Directions for this task: If a line in the listing below has the string "import", copy it out.

Records supplied:
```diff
-            const int row = q >> 3, c = (q & 7) ^ ((row >> 1) & 7);
-            const int tcol = P8 ? ((row >> 5) & 3) * WTN + (row >> 7) * (WTN / 2) + (row & 31) : row;
-            int gr = n0 + tcol;
-            gr = gr < a.N ? gr : a.N - 1;
-            srcW[i] = a.W + (int64_t)gr * (a.kt_wrap > 0 ? a.kt_wrap * BK : a.K) + c * 8;
-        }
+        const int64_t mrows = a.M - m0;
+        const unsigned int vm = mrows < BM ? (unsigned int)mrows : (unsigned int)BM;
+        const int ncols = a.N - n0;
+        const unsigned int vn = ncols < BN ? (unsigned int)ncols : (unsigned int)BN;
+        rsA = make_rsrc(a.A + m0 * a.lda, (vm - 1u) * ldA + (unsigned int)a.K * 2u);
+        rsW = make_rsrc(a.W + (int64_t)n0 * (ldW >> 1), vn * ldW);
     };
     set_sources();
+    auto dma16 = [&](const u32x4 rs, const unsigned int voff, const unsigned int soff, const char* dst, auto FRESH) {
+        const unsigned int d = (unsigned int)__builtin_amdgcn_readfirstlane((int)(unsigned int)(uintptr_t)dst);
+        const unsigned int so = (unsigned int)__builtin_amdgcn_readfirstlane((int)soff);
+        const u32x4 r = {(unsigned int)__builtin_amdgcn_readfirstlane((int)rs[0]), (unsigned int)__builtin_amdgcn_readfirstlane((int)rs[1]),
+                         (unsigned int)__builtin_amdgcn_readfirstlane((int)rs[2]), 0x00020000u};
+        unsigned int keep;
+#if defined(ESME_DEBUG_LDS) || defined(ESME_GEMM_TRACE)
+        constexpr bool pad = true;
+#else
+        constexpr bool pad = decltype(FRESH)::value;
+#endif
+        if constexpr (pad)
+            asm volatile("s_nop 4\n\ts_mov_b32 %0, m0\n\ts_mov_b32 m0, %2\n\ts_nop 0\n\tbuffer_load_dwordx4 %1, %3, %4 offen lds\n\ts_mov_b32 m0, %0"
+                         : "=&s"(keep) : "v"(voff), "s"(d), "s"(r), "s"(so) : "memory");
+        else
+            asm volatile("s_mov_b32 %0, m0\n\ts_mov_b32 m0, %2\n\ts_nop 0\n\tbuffer_load_dwordx4 %1, %3, %4 offen lds\n\ts_mov_b32 m0, %0"
+                         : "=&s"(keep) : "v"(voff), "s"(d), "s"(r), "s"(so) : "memory");
+    };
 
     auto w_k0 = [&](const int kt) { return ((a.kt_wrap > 0 && kt >= a.kt_wrap) ? kt - a.kt_wrap : kt) * BK; };
     auto stage = [&](int kt, int buf) {
         char* base = smem + buf * STAGE;
-        const int k0 = kt * BK, k0w = w_k0(kt);
-#pragma unroll
-        for (int i = 0; i < IA; ++i)
-            __builtin_amdgcn_global_load_lds((gptr_t)(srcA[i] + k0), (lptr_t)(base + (i * NW + wave) * 1024), 16, 0, 0);
-#pragma unroll
-        for (int i = 0; i < IW; ++i)
-            __builtin_amdgcn_global_load_lds((gptr_t)(srcW[i] + k0w),
-                                             (lptr_t)(base + A_ROWS_BYTES + (i * NW + wave) * 1024), 16, 0, 0);
+        const unsigned int k0 = (unsigned int)(kt * BK) * 2u, k0w = (unsigned int)w_k0(kt) * 2u;
+#pragma unroll
+        for (int i = 0; i < IA; ++i) dma16(rsA, voffA, (unsigned int)rowA_of(i) * ldA + k0, base + (i * NW + wave) * 1024, std::true_type{});
+#pragma unroll
+        for (int i = 0; i < IW; ++i) dma16(rsW, voffW, (unsigned int)rowW_of(i) * ldW + k0w, base + A_ROWS_BYTES + (i * NW + wave) * 1024, std::true_type{});
     };
 
     const int swz = (l15 >> 1) & 7;
@@ -152,11 +169,9 @@
     constexpr int NP = IA + IW;
     auto stage_piece = [&](int kt, int buf, int p) {
         char* base = smem + buf * STAGE;
-        const int k0 = kt * BK;
         ESME_LDS_CHECK(p < IA ? base + (p * NW + wave) * 1024 : base + A_ROWS_BYTES + ((p - IA) * NW + wave) * 1024, 1024, smem, 2 * STAGE);
-        if (p < IA) __builtin_amdgcn_global_load_lds((gptr_t)(srcA[p] + k0), (lptr_t)(base + (p * NW + wave) * 1024), 16, 0, 0);
-        else __builtin_amdgcn_global_load_lds((gptr_t)(srcW[p - IA] + w_k0(kt)),
-                                              (lptr_t)(base + A_ROWS_BYTES + ((p - IA) * NW + wave) * 1024), 16, 0, 0);
+        if (p < IA) dma16(rsA, voffA, (unsigned int)rowA_of(p) * ldA + (unsigned int)(kt * BK) * 2u, base + (p * NW + wave) * 1024, std::false_type{});
+        else dma16(rsW, voffW, (unsigned int)rowW_of(p - IA) * ldW + (unsigned int)w_k0(kt) * 2u, base + A_ROWS_BYTES + ((p - IA) * NW + wave) * 1024, std::false_type{});
     };
     f32x2* lnst = reinterpret_cast<f32x2*>(smem + 2 * STAGE);
     int* lpos = reinterpret_cast<int*>(smem + 2 * STAGE + BM * 8);
@@ -277,6 +292,7 @@
     };
     make_strips();
     fill_scales(0);
+    asm volatile("s_waitcnt vmcnt(0)" ::: "memory");
     __syncthreads();
     FragW w0;
     FragA a0, a1;
@@ -289,7 +305,6 @@
 #ifdef ESME_GEMM_TRACE
     ++trace_tile;
 #endif
-    if constexpr (PERSIST) set_sources();
     if constexpr (P8) {
     if (KT > 1) {
         stage_piece(1, par ^ 1, IA); stage_piece(1, par ^ 1, IA + 1);
@@ -414,6 +429,8 @@
         asm volatile("s_waitcnt vmcnt(0) lgkmcnt(0)" ::: "memory");
         const unsigned long long bw1 = __builtin_readcyclecounter();
         trace_vm_wait += bw1 - bw0;
+#else
+        asm volatile("s_waitcnt vmcnt(0)" ::: "memory");
 #endif
         __syncthreads();
 #ifdef ESME_GEMM_TRACE
@@ -869,7 +886,7 @@
                     ss += dpp_f32<0xB1>(ss);
                     if constexpr (ROTD >= 32) ss += dpp_f32<0x4E>(ss);
                     if constexpr (ROTD == 64) ss += dpp_f32<0x141>(ss);
-                    qk_max = fmaxf(qk_max, ss);
+                    qk_max = fmaxf(qk_max, m < a.M ? ss : 0.f);
                 }
                 if constexpr (STATS) {
                     float f[8];
@@ -1127,6 +1144,7 @@
     if (epilogue == ESME_EPI_SWIGLU && N % 64 != 0) ESME_FAIL(ESME_ERR_UNSUPPORTED, "gemm: swiglu needs N % 64 == 0");
     ESME_CHECK_ARG(lda >= K && lda % 8 == 0 && ldc >= n_out, "gemm: bad lda/ldc");
     ESME_CHECK_ARG(aligned16(A) && aligned16(W), "gemm: A and W must be 16-byte aligned");
+    if (lda > (int64_t)0x7fffff || K > 0x7fffff) ESME_FAIL(ESME_ERR_UNSUPPORTED, "gemm: row strides of 2^23 elements or more are not supported");
     ESME_CHECK_ARG(!bias || (reinterpret_cast<uintptr_t>(bias) & 7u) == 0, "gemm: misaligned bias");
     int vec_ok = (ldc % 8 == 0) && aligned16(C) && (n_out % 8 == 0) && N >= 8;
     const bool r32 = fu && fu->resid32;
```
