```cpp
int eprecon_grid_rank_async(const int32_t *coords, int64_t n, int stride, int grid_x, int grid_y, int grid_z, int32_t *rank,
                            void *stream)
{
    if (n < 0 || stride < 1 || grid_x <= 0 || grid_y <= 0 || grid_z <= 0 || !rank || (n > 0 && !coords) ||
        (int64_t)grid_x * grid_y * grid_z > 0x7ffffff0 || n > 0x7fffffff)
        return EPRECON_ERR_ARG;
    const size_t cells = (size_t)grid_x * grid_y * grid_z;
    EP_HIP_CHECK(hipMemsetAsync(rank, 0xff, cells * sizeof(int32_t), (hipStream_t)stream));
    EP_HIP_CHECK(hipMemsetAsync(rank + cells, 0, sizeof(int32_t), (hipStream_t)stream));
    if (n == 0) return EPRECON_OK;
    hipLaunchKernelGGL(grid_rank_kernel, dim3((unsigned)ceil_div(n, 256)), dim3(256), 0, (hipStream_t)stream,
                       reinterpret_cast<const int4 *>(coords), (int)n, stride, grid_x, grid_y, grid_z, rank, rank + cells);
    EP_LAUNCH_CHECK();
    return EPRECON_OK;
}

int eprecon_pixel_map_async(int maps, int height, int width, int ksize, int32_t *nbr, void *stream)
{
    if (maps <= 0 || height <= 0 || width <= 0 || ksize < 1 || ksize > 7 || !(ksize & 1) || !nbr ||
        (int64_t)maps * height * width > 0x7fffffff)
        return EPRECON_ERR_ARG;
    const int n = maps * height * width;
    hipLaunchKernelGGL(pixel_map_kernel, dim3((unsigned)ceil_div(n, 256), ksize * ksize), dim3(256), 0,
                       (hipStream_t)stream, maps, height, width, ksize, nbr);
    EP_LAUNCH_CHECK();
    return EPRECON_OK;
}

}
```

### eprecon_amd/fragment_step.py

```python
import os

import torch

from . import _lib
from . import back_project as BP
from . import grid_ops as GO
from . import synthetic as S
from .config import CH_IMG, CH_INIT_DOWN, N_VIEWS
from .occupancy_initialization import Occupancy_Initialization

LEVELS = [("bp24", 2, 4, 2), ("bp48", 1, 2, 0), ("bp96", 0, 1, 0)]
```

Answer for the task:
import os
import torch
from . import _lib
from . import back_project as BP
from . import grid_ops as GO
from . import synthetic as S
from .config import CH_IMG, CH_INIT_DOWN, N_VIEWS
from .occupancy_initialization import Occupancy_Initialization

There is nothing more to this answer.